Only lines that contain the word "must" belong in the answer; copy them from the records below.

## Given information
= = = =

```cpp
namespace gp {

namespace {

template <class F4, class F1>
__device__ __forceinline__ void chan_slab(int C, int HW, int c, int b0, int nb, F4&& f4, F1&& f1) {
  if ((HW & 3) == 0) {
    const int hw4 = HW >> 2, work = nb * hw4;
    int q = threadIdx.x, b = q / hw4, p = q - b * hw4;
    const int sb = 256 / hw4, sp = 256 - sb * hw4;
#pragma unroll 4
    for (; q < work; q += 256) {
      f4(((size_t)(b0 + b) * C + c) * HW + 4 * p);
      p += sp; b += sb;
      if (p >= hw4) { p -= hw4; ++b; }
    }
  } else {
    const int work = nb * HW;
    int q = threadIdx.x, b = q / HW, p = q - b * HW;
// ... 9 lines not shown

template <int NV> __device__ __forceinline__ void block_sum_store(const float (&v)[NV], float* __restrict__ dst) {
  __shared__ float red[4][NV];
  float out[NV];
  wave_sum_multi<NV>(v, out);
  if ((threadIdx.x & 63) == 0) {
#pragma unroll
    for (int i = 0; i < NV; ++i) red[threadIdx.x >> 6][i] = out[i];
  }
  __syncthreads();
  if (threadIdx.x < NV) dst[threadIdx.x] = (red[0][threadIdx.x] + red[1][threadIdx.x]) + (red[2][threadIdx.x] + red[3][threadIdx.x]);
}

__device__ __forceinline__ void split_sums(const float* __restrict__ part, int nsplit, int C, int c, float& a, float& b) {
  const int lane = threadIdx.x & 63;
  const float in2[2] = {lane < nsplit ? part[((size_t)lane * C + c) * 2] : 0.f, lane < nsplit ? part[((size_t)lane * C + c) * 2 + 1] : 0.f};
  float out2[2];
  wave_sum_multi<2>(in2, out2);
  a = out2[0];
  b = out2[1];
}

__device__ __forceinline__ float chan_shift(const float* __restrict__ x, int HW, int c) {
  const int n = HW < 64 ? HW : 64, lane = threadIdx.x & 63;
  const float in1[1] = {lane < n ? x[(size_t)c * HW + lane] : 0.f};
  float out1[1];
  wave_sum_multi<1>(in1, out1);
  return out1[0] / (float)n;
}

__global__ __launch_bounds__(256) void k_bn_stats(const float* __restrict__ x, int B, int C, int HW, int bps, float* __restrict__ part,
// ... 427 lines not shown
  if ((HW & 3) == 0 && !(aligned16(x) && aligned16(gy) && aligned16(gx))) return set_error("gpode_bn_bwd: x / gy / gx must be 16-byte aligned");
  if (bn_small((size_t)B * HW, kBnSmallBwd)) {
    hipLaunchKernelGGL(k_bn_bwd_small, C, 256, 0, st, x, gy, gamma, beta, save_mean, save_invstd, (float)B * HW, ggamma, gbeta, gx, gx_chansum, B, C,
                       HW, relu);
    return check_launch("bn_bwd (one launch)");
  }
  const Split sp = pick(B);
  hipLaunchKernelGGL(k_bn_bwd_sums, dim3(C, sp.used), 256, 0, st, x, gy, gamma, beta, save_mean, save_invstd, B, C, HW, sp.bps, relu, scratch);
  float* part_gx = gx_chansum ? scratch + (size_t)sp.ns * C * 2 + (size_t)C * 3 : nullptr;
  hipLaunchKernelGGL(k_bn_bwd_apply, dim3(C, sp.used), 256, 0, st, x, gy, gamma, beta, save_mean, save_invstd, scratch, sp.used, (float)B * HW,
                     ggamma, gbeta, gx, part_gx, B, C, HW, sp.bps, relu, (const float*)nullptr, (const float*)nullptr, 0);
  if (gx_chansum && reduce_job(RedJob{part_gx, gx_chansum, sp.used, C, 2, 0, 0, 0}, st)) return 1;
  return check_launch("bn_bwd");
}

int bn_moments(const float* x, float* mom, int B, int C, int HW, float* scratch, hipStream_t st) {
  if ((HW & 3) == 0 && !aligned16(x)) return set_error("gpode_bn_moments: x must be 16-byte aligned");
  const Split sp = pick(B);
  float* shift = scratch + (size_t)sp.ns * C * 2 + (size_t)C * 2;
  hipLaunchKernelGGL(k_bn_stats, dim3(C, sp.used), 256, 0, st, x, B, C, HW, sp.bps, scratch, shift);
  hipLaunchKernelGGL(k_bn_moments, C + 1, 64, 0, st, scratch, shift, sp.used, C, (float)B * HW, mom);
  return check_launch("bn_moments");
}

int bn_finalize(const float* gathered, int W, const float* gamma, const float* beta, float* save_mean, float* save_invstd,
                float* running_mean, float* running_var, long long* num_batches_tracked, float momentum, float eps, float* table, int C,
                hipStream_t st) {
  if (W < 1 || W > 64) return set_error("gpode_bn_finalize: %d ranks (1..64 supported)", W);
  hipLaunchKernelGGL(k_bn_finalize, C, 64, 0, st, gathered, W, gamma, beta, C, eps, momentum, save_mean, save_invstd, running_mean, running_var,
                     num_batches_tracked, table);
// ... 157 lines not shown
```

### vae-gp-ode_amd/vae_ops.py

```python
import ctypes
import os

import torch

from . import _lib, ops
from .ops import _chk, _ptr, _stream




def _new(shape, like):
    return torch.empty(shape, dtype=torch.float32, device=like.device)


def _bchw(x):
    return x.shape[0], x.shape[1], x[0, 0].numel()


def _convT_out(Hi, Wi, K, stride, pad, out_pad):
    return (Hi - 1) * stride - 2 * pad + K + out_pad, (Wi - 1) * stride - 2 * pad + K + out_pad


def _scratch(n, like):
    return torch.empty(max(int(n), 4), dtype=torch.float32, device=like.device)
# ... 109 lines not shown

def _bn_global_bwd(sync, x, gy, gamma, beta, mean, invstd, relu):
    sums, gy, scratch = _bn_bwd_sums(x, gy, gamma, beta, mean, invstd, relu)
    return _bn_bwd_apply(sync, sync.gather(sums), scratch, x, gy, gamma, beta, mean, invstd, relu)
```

= = = =

## Your response
  if ((HW & 3) == 0 && !(aligned16(x) && aligned16(gy) && aligned16(gx))) return set_error("gpode_bn_bwd: x / gy / gx must be 16-byte aligned");
  if ((HW & 3) == 0 && !aligned16(x)) return set_error("gpode_bn_moments: x must be 16-byte aligned");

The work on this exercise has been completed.